Data entries:
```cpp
template <typename T>
static int dispatch_conv(const ConvP& p, int ksize, int stride, hipStream_t st) {
  const int w = p.Wout;
  if (ksize == 3 && stride == 1) {
    const bool tiny = p.Hout <= 16;
    if constexpr (sizeof(T) == 2) {
      const int nco_env = diag_env("PD_CONV_NCO", 0);
      static int cus_of[16] = {0};
      int dev = 0;
      if (hipGetDevice(&dev) != hipSuccess || dev < 0 || dev >= 16) dev = 0;
      if (cus_of[dev] == 0) {
        int c = 0;
        if (hipDeviceGetAttribute(&c, hipDeviceAttributeMultiprocessorCount, dev) != hipSuccess || c <= 0) c = 256;
        cus_of[dev] = c;
      }
      const int cus = cus_of[dev];
      bool nco2 = false;
      if (w >= 32 && p.Cout_pad % 128 == 0 && p.Cout == p.Cout_pad && p.out_mode != PD_OUT_NCHW_F32) {
        const long long wgs1 = (long long)((p.Wout + 31) / 32) * ((p.Hout + 7) / 8) * (p.Cout_pad / 64) * p.B, wgs2 = wgs1 / 2;
        auto eff = [](long long wgs, long long slots) { return (double)wgs / (double)(((wgs + slots - 1) / slots) * slots); };
        const double speed2 = (p.scale != nullptr && p.C0 + p.C1 >= 128) ? 1.05 : 0.84;
        nco2 = nco_env ? nco_env == 2 : eff(wgs2, 2ll * cus) * speed2 > eff(wgs1, 3ll * cus);
      }
      const bool plain_off = diag_env("PD_CONV_PLAIN", 1) == 0;
      const bool plain = !plain_off && p.scale == nullptr && !p.silu && !p.im2col3 && w >= 16;
      const int pro_lvl = diag_env("PD_CONV_PRO", CONV_PRO_DEFAULT);
      const bool gs = p.scale != nullptr && p.silu != 0 && !p.im2col3 && w >= 32 && p.Cout_pad % 64 == 0 && p.out_mode != PD_OUT_NCHW_F32;
      if (nco2 && gs && pro_lvl >= 1)
        return p.n_tail > 0 ? launch_conv<T, 3, 1, 8, 32, true, 2, false, 1>(p, st) : launch_conv<T, 3, 1, 8, 32, false, 2, false, 1>(p, st);
      if (nco2) return p.n_tail > 0 ? launch_conv<T, 3, 1, 8, 32, true, 2>(p, st) : launch_conv<T, 3, 1, 8, 32, false, 2>(p, st);
      if (plain) {
        if (p.n_tail > 0) return w >= 32 ? launch_conv<T, 3, 1, 8, 32, true, 1, true>(p, st) : launch_conv<T, 3, 1, 16, 16, true, 1, true>(p, st);
        return w >= 32 ? launch_conv<T, 3, 1, 8, 32, false, 1, true>(p, st) : launch_conv<T, 3, 1, 16, 16, false, 1, true>(p, st);
      }
    }
    const bool one8 = p.Hout <= 8 && w <= 8;
    const bool stack = p.Hout == 8 && w == 8 && p.Hin == 8 && p.Win == 8 && !p.upsample && p.in_step == 1 && p.out_step == 1 && p.pad == 1 && p.pad_x == 1 &&
                       p.scale == nullptr && !p.silu && !p.im2col3 && p.out_mode == PD_OUT_NHWC && p.B >= 2 && diag_env("PD_CONV_STACK", 0) != 0;
    if (stack) return p.n_tail > 0 ? launch_conv<T, 3, 1, 16, 8, true, 1, false, 0, true>(p, st) : launch_conv<T, 3, 1, 16, 8, false, 1, false, 0, true>(p, st);
    if (p.n_tail > 0) {
      if (w >= 32) return launch_conv<T, 3, 1, 8, 32, true>(p, st);
      if (w >= 16) return launch_conv<T, 3, 1, 16, 16, true>(p, st);
      if (one8) return launch_conv<T, 3, 1, 8, 8, true>(p, st);
      if (tiny) return launch_conv<T, 3, 1, 16, 8, true>(p, st);
      return launch_conv<T, 3, 1, 32, 8, true>(p, st);
    }
    if (w >= 32) return launch_conv<T, 3, 1, 8, 32>(p, st);
    if (w >= 16) return launch_conv<T, 3, 1, 16, 16>(p, st);
    if (one8) return launch_conv<T, 3, 1, 8, 8>(p, st);
    if (tiny) return launch_conv<T, 3, 1, 16, 8>(p, st);
    return launch_conv<T, 3, 1, 32, 8>(p, st);
  }
  if (ksize == 3 && stride == 2) {
    if (w >= 32) return launch_conv<T, 3, 2, 4, 32>(p, st);
    if (w >= 16) return launch_conv<T, 3, 2, 8, 16>(p, st);
    return launch_conv<T, 3, 2, 16, 8>(p, st);
  }
  if (ksize == 2 && stride == 1) {
    if (w >= 32) return launch_conv<T, 2, 1, 8, 32, false, 1, true>(p, st);
    if (w >= 16) return launch_conv<T, 2, 1, 16, 16, false, 1, true>(p, st);
    set_error("pd_conv: the 2x2 phase form needs Wout >= 16");
    return PD_ERR_UNSUPPORTED;
  }
  if (ksize == 1 && stride == 1) {
    if (w >= 32) return launch_conv<T, 1, 1, 8, 32>(p, st);
    if (w >= 16) return launch_conv<T, 1, 1, 16, 16>(p, st);
    return launch_conv<T, 1, 1, 32, 8>(p, st);
  }
  set_error("pd_conv: unsupported ksize=%d stride=%d", ksize, stride);
  return PD_ERR_UNSUPPORTED;
}

}

extern "C" int pd_conv(const pd_conv_args* a, void* stream) {
  using namespace pd;
  PD_CHECK(a != nullptr, PD_ERR_ARG, "pd_conv: null args");
  PD_CHECK(a->dtype == PD_F32 || a->dtype == PD_BF16 || a->dtype == PD_F16, PD_ERR_ARG, "pd_conv: bad dtype %d", a->dtype);
  PD_CHECK(a->B > 0 && a->Hin > 0 && a->Win > 0 && a->Hout > 0 && a->Wout > 0, PD_ERR_SHAPE, "pd_conv: bad spatial shape");
  PD_CHECK(a->C0 > 0 && a->C0 % 32 == 0 && a->C1 >= 0 && a->C1 % 32 == 0, PD_ERR_SHAPE,
           "pd_conv: C0=%d C1=%d must be multiples of 32", a->C0, a->C1);
  PD_CHECK(a->Cout > 0 && a->Cout_pad >= a->Cout && a->Cout_pad % 32 == 0, PD_ERR_SHAPE, "pd_conv: bad Cout/Cout_pad");
// ... 83 lines not shown
```

Baseline: 15.70 images/s.

## Use 16x16x32 MFMA form in fused GroupNorm-SiLU prologue conv kernels

Adds a PRO==2 variant of the two-tile 8x32 3x3 conv that runs its main loop on 16x16x32 MFMA fragments, like the plain M16 path, while keeping the fused GroupNorm/SiLU prologue of the next chunk interleaved. Per-sample scale/shift rows are staged once into LDS and read per piece rather than reloaded from global memory each chunk. Pixel indices are spilled to LDS and reloaded near the end to relieve register pressure. The prologue-op spreading weights slots unevenly to match the new MFMA schedule. This raises LDS use and is gated to C<=512 without a shortcut tail.
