# ariasanovsky/azdopt

Measured on AMD Instinct MI355X. Metric: node_expansions_per_s, higher is better.
Workload: dtype f32

## Files before the change

### azdopt_amd/_lib.py

```python
import ctypes as C
import os
import subprocess

_HERE = os.path.dirname(os.path.abspath(__file__))
LIB_PATH = os.environ.get("AZD_LIB", os.path.join(_HERE, "libazdopt_amd.so"))
_LIB = None

CTR = dict(EXPANSIONS=0, TERMINALS=1, TRANSPOSITIONS=2, VISITED_STEPS=3, SELECT_CALLS=4, SUM_DEG=5,
           SUM_ACTIONS=6, CASCADE_NODES=7, NEW_PREDS=8, ROOT_EXHAUSTED=9, MAX_FRONTIER=10, MAX_DEPTH=11,
           CURIOSITY_PAIRS=12, EVAL_LAYER_CLOCKS=13, TICKS_ADD_ACTIONS=14, FAILED=15, TICKS_TOTAL=16, TICKS_SELECT=17, TICKS_LOOKUP=18, TICKS_NEWNODE=19,
           TICKS_CASCADE=20, TICKS_MAX_CALL=21, TICKS_LAMBDA=22, TICKS_MATCHING=23, TICKS_WAIT=24, EVAL_BATCHES=25, EVAL_ROWS=26, EVAL_TILES=27, TICKS_TILES=28, TICKS_BATCH=29, TICKS_TILE_SETUP=30, TICKS_TILE_KLOOP=31)
CTR_COUNT = 32

ACT_NONE, ACT_RELU, ACT_SIGMOID = 0, 1, 2
ENGINE_NO_PERSISTENT_STEP = 1
ENGINE_ASYNC_STEP = 2
ENGINE_BARRIER_STEP = 4
ENGINE_POOL_STEP = 8
ENGINE_DENSE_AH = 32
ENGINE_RAMSEY_U64 = 16
ENGINE_EXT_POOL_STEP = 64
ENGINE_EXT_POOL_F32 = 128
SPACE_C21 = 1
SPACE_RAMSEY = 2
# ... 98 lines not shown
    sig("azd_version", C.c_int)
    sig("azd_device_count", C.c_int)
    sig("azd_c21_state_dim", C.c_int, C.c_int)
    sig("azd_c21_action_dim", C.c_int, C.c_int)
    sig("azd_c21_key_words", C.c_int, C.c_int)
    sig("azd_c21_generate_roots", C.c_int, C.c_uint64, C.c_uint64, C.c_uint64, C.c_int, C.c_int, C.c_int, C.c_int, vp, vp)
    sig("azd_evaluator_create_mlp", C.c_int, C.POINTER(vp), C.c_int, C.c_int, C.c_int, C.c_int, vp, C.c_int, C.c_int,
        C.POINTER(AdamConfig), C.c_uint64)
    sig("azd_evaluator_create_trivial", C.c_int, C.POINTER(vp), C.c_int, C.c_int, C.c_int)
    sig("azd_evaluator_create_hash_stream", C.c_int, C.POINTER(vp), C.c_int, C.c_int, C.c_int, C.c_uint64, C.c_uint64)
    sig("azd_evaluator_destroy", C.c_int, vp)
    sig("azd_evaluator_write_predictions", C.c_int, vp, C.c_int, vp, vp)
    sig("azd_evaluator_update_model", C.c_int, vp, C.c_int, vp, vp, vp, f32p)
    sig("azd_evaluator_write_predictions_dev", C.c_int, vp, C.c_int, vp, vp, vp)
    sig("azd_evaluator_update_model_dev", C.c_int, vp, C.c_int, vp, vp, vp, f32p, vp)
    sig("azd_evaluator_set_weight_storage", C.c_int, vp, C.c_int)
    sig("azd_evaluator_num_params", C.c_int64, vp)
    sig("azd_evaluator_get_params", C.c_int, vp, vp)
    sig("azd_evaluator_set_params", C.c_int, vp, vp)
    sig("azd_evaluator_calls", C.c_uint64, vp)
    sig("azd_engine_create", C.c_int, C.POINTER(vp), C.POINTER(EngineConfig), vp)
    sig("azd_engine_destroy", C.c_int, vp)
    sig("azd_engine_par_new", C.c_int, vp, vp, vp)
    sig("azd_engine_par_roll_out_episodes", C.c_int, vp, vp, C.c_int, C.c_uint32, C.c_int, i32p)
    sig("azd_engine_run_ahead", C.c_int, vp, vp, C.c_int, C.c_uint32, C.c_int, i32p)
    sig("azd_engine_par_update_model", C.c_int, vp, C.c_uint32, f32p)
    sig("azd_engine_par_update_model_sharded", C.c_int, vp, C.c_uint32, vp, f32p)
    sig("azd_engine_par_reset_trees", C.c_int, vp, vp, vp)
    sig("azd_engine_argmin_data", C.c_int, vp, C.POINTER(Argmin))
    sig("azd_engine_agent_counters", C.c_int, vp, vp)
    sig("azd_engine_agent_counters_per_agent", C.c_int, vp)
    sig("azd_engine_pool_agent_finish", C.c_int, vp, vp)
    sig("azd_engine_pool_groups", C.c_int, vp, vp, vp, vp)
    sig("azd_engine_ramsey_argmin_data", C.c_int, vp, C.POINTER(RamseyArgmin))
    sig("azd_engine_ramsey_wide_argmin_data", C.c_int, vp, C.POINTER(RamseyWideArgmin))
    sig("azd_engine_ramsey_argmin_any", C.c_int, vp, vp, C.c_int, vp, C.c_int, vp, f32p, i32p, C.POINTER(C.c_uint32))
    sig("azd_engine_ramsey_agent_counts", C.c_int, vp, C.c_int, vp, vp)
    sig("azd_ramsey_state_dim", C.c_int, C.c_int, C.c_int)
    sig("azd_ramsey_action_dim", C.c_int, C.c_int, C.c_int)
    sig("azd_ramsey_key_words", C.c_int, C.c_int, C.c_int)
    sig("azd_ramsey_generate_roots", C.c_int, C.c_uint64, C.c_uint64, C.c_uint64, C.c_int, C.c_int, C.c_int, C.c_int,
        C.c_int, vp, vp)
    sig("azd_ramsey_generate_roots_weighted", C.c_int, C.c_uint64, C.c_uint64, C.c_uint64, C.c_int, C.c_int, C.c_int, C.c_int,
        C.c_int, vp, vp, vp)
    sig("azd_engine_set_root_policy", C.c_int, vp, C.POINTER(RootPolicy))
    sig("azd_engine_get_root_policy", C.c_int, vp, C.POINTER(RootPolicy))
    sig("azd_root_policy_check", C.c_int, C.c_int, C.c_int, C.POINTER(RootPolicy))
    sig("azd_engine_root_policy_report", C.c_int, vp, vp, vp, vp)
    sig("azd_dense_state_dim", C.c_int, C.c_int)
    sig("azd_dense_action_dim", C.c_int, C.c_int)
    sig("azd_dense_key_words", C.c_int, C.c_int)
    sig("azd_dense_generate_roots", C.c_int, C.c_uint64, C.c_uint64, C.c_uint64, C.c_int, C.c_int, C.c_int, C.c_int, C.c_double, vp, vp)
    sig("azd_engine_dense_argmin_data", C.c_int, vp, C.POINTER(DenseArgmin))
    sig("azd_c21_modify_roots", C.c_int, vp, C.c_uint64, C.c_uint64, C.c_int, C.c_int, vp, vp)
    sig("azd_c21_modify_roots_dev", C.c_int, vp, C.c_uint64, C.c_uint64, C.c_int, C.c_int, vp, vp)
    sig("azd_engine_par_reset_trees_c21", C.c_int, vp, C.c_uint64, C.c_uint64, C.c_int, C.c_int)
    sig("azd_engine_modify_roots_dev", C.c_int, vp, C.c_uint64, C.c_uint64, C.c_int, C.c_int, vp, vp)
    sig("azd_engine_par_reset_trees_policy", C.c_int, vp, C.c_uint64, C.c_uint64, C.c_int, C.c_int)
    sig("azd_engine_par_new_begin", C.c_int, vp, vp, vp)
    sig("azd_engine_par_new_end", C.c_int, vp, vp)
    sig("azd_engine_roll_out_begin", C.c_int, vp, vp, C.c_int, C.c_uint32)
    sig("azd_engine_roll_out_end", C.c_int, vp, vp, i32p)
    sig("azd_engine_reset_begin", C.c_int, vp, vp, vp)
    sig("azd_engine_reset_end", C.c_int, vp, vp)
    sig("azd_engine_observe", C.c_int, vp, C.c_uint32, vp, vp, vp)
    sig("azd_engine_observe_dev", C.c_int, vp, C.c_uint32, C.POINTER(vp), C.POINTER(vp), C.POINTER(vp))
# ... 38 lines not shown
```

### azdopt_amd/csrc/engine.hip

```cpp
#include <hip/hip_runtime.h>

#include <dlfcn.h>

#include <algorithm>
#include <climits>
#include <cstdio>
#include <cstring>
#include <functional>
#include <new>
#include <string>
#include <vector>

#include "../../include/azdopt_amd.h"
#include "c21_host.h"
#include "engine_types.h"
#include "evaluator.h"
#include "space_ops.h"

namespace azd {

thread_local std::string g_last_error;

int hip_fail(hipError_t e, const char *what) {
    g_last_error = std::string(what) + ": " + hipGetErrorString(e);
// ... 200 lines not shown
    static constexpr int EXT_STREAMS = 2;
    static constexpr int EXT_IN_FLIGHT = 4;
    hipStream_t ext_stream[EXT_STREAMS] = {};
    hipGraphExec_t ext_graph[EXT_STREAMS] = {};
    uint64_t ext_graph_layout = 0;
    int ext_graph_n = 0;
    bool ext_unsupported = false;
    bool ext_f32 = false;
    uint64_t ext_unsupported_layout = 0;
    uint32_t *d_ext_rows = nullptr, *d_ext_home = nullptr, *d_ext_n = nullptr;
    unsigned long long *d_ext_t0 = nullptr;
    int ext_depth = 2;
    hipEvent_t ext_done = nullptr, ext_fork = nullptr, ext_ring[EXT_STREAMS][EXT_IN_FLIGHT] = {};
    unsigned long long ext_iterations = 0;
    const struct ExtPoolForm *ext = nullptr;
    uint16_t *ext_s16 = nullptr;
    int ext_s16_pitch = 0;
    int kw_host = 0;
    int ramsey_slots = 0;
    int dense_slots = 0;
    uint64_t *d_stage_slots = nullptr;
    azd_root_policy root_policy{AZD_ROOT_RULE_THRESHOLD, 0, {0.0, 0.0, 0.0, 0.0}};
    azd::RootPolicyArgs root_args{};
    uint32_t *d_root_report = nullptr;
    uint32_t *root_report = nullptr;
    bool root_report_valid = false;
    std::vector<uint64_t> dense_packed;
    std::vector<uint64_t> ramsey_perm_pad;
    bool pool_step = false;
    azd::PoolArgs pool{};
    size_t pool_slot_words = 0;
    int n_cus = 0;
    int pool_eval_wgs = 0, pool_search_wgs = 0;
    int pool_grp_g = 0, pool_grp_groups = 0, pool_grp_w = 0;
    int pool_search_waves = 0;
    double pool_util_eval = 0, pool_util_search = 0;
    struct {
        int n_eval = 0;
        int updates = 0;
    } pool_fb;
    struct Window {
        bool open = false;
        bool drained = false;
        bool lumped = false;
        int n = 0, consumed = 0;
        azd::TolTable tol{};
        uint32_t best_ord = 0;
        unsigned long long best_key = ~0ull;
        unsigned long long side_key = ~0ull;
        unsigned long long base_improved = 0;
        unsigned long long reported = 0;
        azd::FusedEval fe{};
        azd::PoolArgs pool{};
    } win;
    unsigned long long *h_win_log = nullptr;
    uint32_t *h_win_flag = nullptr;
    azd::ArgminRec *d_argmin_side = nullptr;
    azd::RamseyArgminRec *d_argmin_r_side = nullptr;
    bool ramsey_wide() const { return a.space == azd::SPACE_RAMSEY && a.KW > azd::MAX_KW; }
    bool dense_ah() const { return a.space == azd::SPACE_DENSE && a.lam_lo != 0.0; }
    bool ramsey_u64() const { return a.space == azd::SPACE_RAMSEY && a.KW == azd::RAMSEY_U64_KW; }
    size_t ramsey_nbr_words() const { return ramsey_u64() ? 512 : 128; }
    size_t argmin_r_bytes() const {
        return ramsey_u64() ? sizeof(azd::RamseyU64ArgminRec) : ramsey_wide() ? sizeof(azd::RamseyWideArgminRec) : sizeof(azd::RamseyArgminRec);
    }
    size_t argmin_r_recs() const { return (argmin_r_bytes() + sizeof(azd::RamseyArgminRec) - 1) / sizeof(azd::RamseyArgminRec); }
// ... 1412 lines not shown
            e->d_grp_desc = e->d_grp_cnt = nullptr;
            e->d_grp_x = nullptr;
            AZD_HIP(hipMalloc(&e->d_grp_desc, slots * 64 * 4));
            AZD_HIP(hipMalloc(&e->d_grp_cnt, slots * 8 * 32 * 4));
            AZD_HIP(hipMalloc(&e->d_grp_x, slots * 2 * gpl.xstride * 4));
            AZD_HIP(hipMalloc(&e->d_grp_flag, slots * gpl.g * 16 * 4));
            e->grp_flag_words = slots * gpl.g * 16;
            e->grp_slots_alloc = slots;
            e->grp_x_floats = slots * 2 * gpl.xstride;
        }
        if (gpl.tile != e->grp_tile_host || gpl.lds != e->grp_lds_host) {
            AZD_HIP(hipStreamSynchronize(e->stream));
            AZD_HIP(hipMemcpy(e->d_grp_tile, gpl.tile.data(), gpl.tile.size() * sizeof(int16_t), hipMemcpyHostToDevice));
            AZD_HIP(hipMemcpy(e->d_grp_lds, gpl.lds.data(), gpl.lds.size() * sizeof(uint32_t), hipMemcpyHostToDevice));
            e->grp_tile_host = gpl.tile;
            e->grp_lds_host = gpl.lds;
        }
    }
    pool->grp_g = gpl.g;
    pool->grp_w = gpl.W;
    pool->grp_groups = n_groups;
    pool->grp_tile = e->d_grp_tile;
    pool->grp_lds = e->d_grp_lds;
    pool->grp_desc = e->d_grp_desc;
    pool->grp_cnt = e->d_grp_cnt;
    pool->grp_x = e->d_grp_x;
    pool->grp_flag = e->d_grp_flag;
    pool->grp_xstride = gpl.xstride;
    pool->n_eval = n_groups * gpl.g;
    if (gpl.lds_bytes > *dyn_bytes) *dyn_bytes = gpl.lds_bytes;
    return AZD_OK;
}
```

» **TASK OBJECTIVE**:
Write out every line of the data that holds the word "hipSuccess".

» **SOLUTION TO THIS TASK**:
      if (hipGetDevice(&dev) != hipSuccess || dev < 0 || dev >= 16) dev = 0;
        if (hipDeviceGetAttribute(&c, hipDeviceAttributeMultiprocessorCount, dev) != hipSuccess || c <= 0) c = 256;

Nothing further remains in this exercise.